See you in the funny pages

It is a rare event to find something laugh-out-loud funny in the business section. In fact, we could suggest it is near never-happens rare.
But, the NYT business section last week had a story about the battle between Jay Leno, a funny man with a late night talk show, and David Letterman, also allegedly funny and with a late night talk show.
There is a writers' strike in the US right now that is threatening the very fabric of the country, meaning that very soon there will be nothing new to watch on TV. Whether anyone actually notices is another issue but it is certainly riling up some people, mostly the writers themselves.

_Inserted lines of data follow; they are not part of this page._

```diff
@@ -938,24 +1058,30 @@
             c.PJ = c.PJ2 = 1.0;
             c.G0 = c.GG = c.Lc = 0.0;
             bool any_m = false;
-            for (int un = ua; un < ue; ++un) {
-                const int u0 = units[un];
+#pragma unroll 1
+            for (int r = rbound[pj]; r < rbound[pj + 1]; ++r) {
+                const int u0 = runs[2 * r], ua = runs[2 * r + 1] & 0xffff, n = runs[2 * r + 1] >> 16;
                 const int t0 = u0 & UNIT_T0;
-                ck[(un * 3 + 0) * 32] = c.Vq;
-                ck[(un * 3 + 1) * 32] = c.q;
-                ck[(un * 3 + 2) * 32] = c.P;
                 LDSR_UNIT_BEGIN();
                 if (u0 & UNIT_M) {
                     any_m = true;
-                    forward_unit_basis<PQ, UW, MSEG>(th, k, seg_bits(mw, t0, MSEG), ys + t0, us + t0 * PQ,
-                                                     vs + t0 * PQ, c);
+                    forward_run<PQ, UW, MSEG>(th, k, mw, src, t0, ua, n, ck, c);
                 } else if (u0 & UNIT_M1) {
                     any_m = true;
-                    forward_unit_basis<PQ, UW, 1>(th, k, seg_bits(mw, t0, 1), ys + t0, us + t0 * PQ, vs + t0 * PQ, c);
+                    forward_run<PQ, UW, 1>(th, k, mw, src, t0, ua, n, ck, c);
                 } else if (u0 & UNIT_US) {
-                    forward_short_basis<PQ, MSEG>(th, k.A, k.A2, k.Q, us + t0 * PQ, c);
+#pragma unroll 1
+                    for (int i = 0; i < n; ++i) {
+                        store_checkpoint(ck, ua + i, c);
+                        forward_short_basis<PQ, MSEG>(th, k.A, k.A2, k.Q, us + (t0 + i * MSEG) * PQ, c);
+                    }
                 } else {
-                    forward_word_basis<PQ, UW>(th, k, us + t0 * PQ, WK + (size_t)(t0 / UW) * PQ * 32, c);
+#pragma unroll 1
+                    for (int i = 0; i < n; ++i) {
+                        const int t = t0 + i * UW;
+                        store_checkpoint(ck, ua + i, c);
+                        forward_word_basis<PQ, UW>(th, k, us + t * PQ, WK + (size_t)(t / UW) * PQ * 32, c);
+                    }
                 }
                 LDSR_UNIT_END(13, u0);
             }
@@ -1049,19 +1175,16 @@
             double Xr = h ? XrB : XrA, Vr = h ? VrB : VrA;
             double cG = 0.0, cH = 0.0;
             bool in_run = false;
-            for (int un = ue - 1; un >= ua; --un) {
-                const int u0 = units[un];
+#pragma unroll 1
+            for (int r = rbound[pj + 1] - 1; r >= rbound[pj]; --r) {
+                const int u0 = runs[2 * r], ur = runs[2 * r + 1] & 0xffff, n = runs[2 * r + 1] >> 16;
                 const int t0 = u0 & UNIT_T0;
-                const double Vq = ck[(un * 3 + 0) * 32];
-                const double Xq = fma(ck[(un * 3 + 2) * 32], xin, ck[(un * 3 + 1) * 32]);
                 LDSR_UNIT_BEGIN();
                 if (u0 & UNIT_M) {
-                    smooth_unit<PQ, UW, MSEG>(th, k, seg_bits(mw, t0, MSEG), false, ys + t0, us + t0 * PQ,
-                                              vs + t0 * PQ, Xq, Vq, Xs1, Vs1, st);
+                    smooth_run<PQ, UW, MSEG>(th, k, mw, src, T, t0, ur, n, ck, xin, Xs1, Vs1, Xr, Vr, st);
                     in_run = false;
                 } else if (u0 & UNIT_M1) {
-                    smooth_unit<PQ, UW, 1>(th, k, seg_bits(mw, t0, 1), t0 == T - 1, ys + t0, us + t0 * PQ,
-                                           vs + t0 * PQ, Xq, Vq, Xs1, Vs1, st);
+                    smooth_run<PQ, UW, 1>(th, k, mw, src, T, t0, ur, n, ck, xin, Xs1, Vs1, Xr, Vr, st);
                     in_run = false;
                 } else {
                     if (!in_run) {
@@ -1070,15 +1193,31 @@
                         cH = (Vs1 - Vr) * rv * rv;
                         in_run = true;
                     }
-                    if (u0 & UNIT_US)
-                        smooth_short<PQ, MSEG>(th, k.A, k.A2, k.Q, us + t0 * PQ, Xq, Vq, cG, cH, Xs1, Vs1, st);
-                    else
-                    smooth_word<PQ, UW>(th, k, us + t0 * PQ, UV, WK + (size_t)(t0 / UW) * PQ * 32,
-                                        P.uwin + S.uwin_off + (size_t)(t0 / UW) * PQ * PQ, Xq, Vq, cG, cH, Xs1, Vs1, st);
+                    if (u0 & UNIT_US) {
+#pragma unroll 1
+                        for (int un = ur + n - 1; un >= ur; --un) {
+                            const int t = t0 + (un - ur) * MSEG;
+                            const double Vq = ck[(un * 3 + 0) * 32];
+                            const double Xq = fma(ck[(un * 3 + 2) * 32], xin, ck[(un * 3 + 1) * 32]);
+                            smooth_short<PQ, MSEG>(th, k.A, k.A2, k.Q, us + t * PQ, Xq, Vq, cG, cH, Xs1, Vs1, st);
+                            Xr = Xq;
+                            Vr = Vq;
+                        }
+                    } else {
+#pragma unroll 1
+                        for (int un = ur + n - 1; un >= ur; --un) {
+                            const int t = t0 + (un - ur) * UW;
+                            const double Vq = ck[(un * 3 + 0) * 32];
+                            const double Xq = fma(ck[(un * 3 + 2) * 32], xin, ck[(un * 3 + 1) * 32]);
+                            smooth_word<PQ, UW>(th, k, us + t * PQ, UV, WK + (size_t)(t / UW) * PQ * 32,
+                                                P.uwin + S.uwin_off + (size_t)(t / UW) * PQ * PQ, Xq, Vq, cG, cH, Xs1,
+                                                Vs1, st);
+                            Xr = Xq;
+                            Vr = Vq;
+                        }
+                    }
                 }
                 LDSR_UNIT_END(17, u0);
-                Xr = Xq;
-                Vr = Vq;
             }
             if (ua == 0 && ue > 0) {
                 st.X0 = Xs1;
```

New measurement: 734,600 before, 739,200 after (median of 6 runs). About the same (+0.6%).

These writers have made a deal with Letterman such that they can for some Byzantine reason write for him despite this strike; not so Leno who decided what the hell, I used to be a funny guy, I'll just do it myself.
He did, and people laughed their heads off; his ratings soared. Letterman, despite the phalanx of writers, was not so funny. Ratings there soured.
What a quandry!! The writers' guilds then went into swift action, saying that Leno MUST NOT BE FUNNY until the end of the strike. He must not write his own stuff, he must sit still and wait for them to figure this problem out. And it is a big problem. If he's funny without them, what do THEY do for a living? My god, is it possible that Leno can DO HIS JOB?? Are writers obsolete? Is Letterman just plain boring? So many questions! So few answers!
So the writers are flipping out. Leno says too bad, seems I'm pretty good at this and I'm going to keep on keepin' on.
Now, here is the metaphysical issue that the writers could do some thinking upon in their newly-acquired strike-permitted spare time: is it the WRITING that is the problem? So, if Leno just stood up and said stuff off the top of his head would that be okay? Is there a difference between what he thinks up and what he writes down? There cannot be...so where is their guild's jurisdiction?
Not to put a damper on a good story. I cannot wait for the next episode.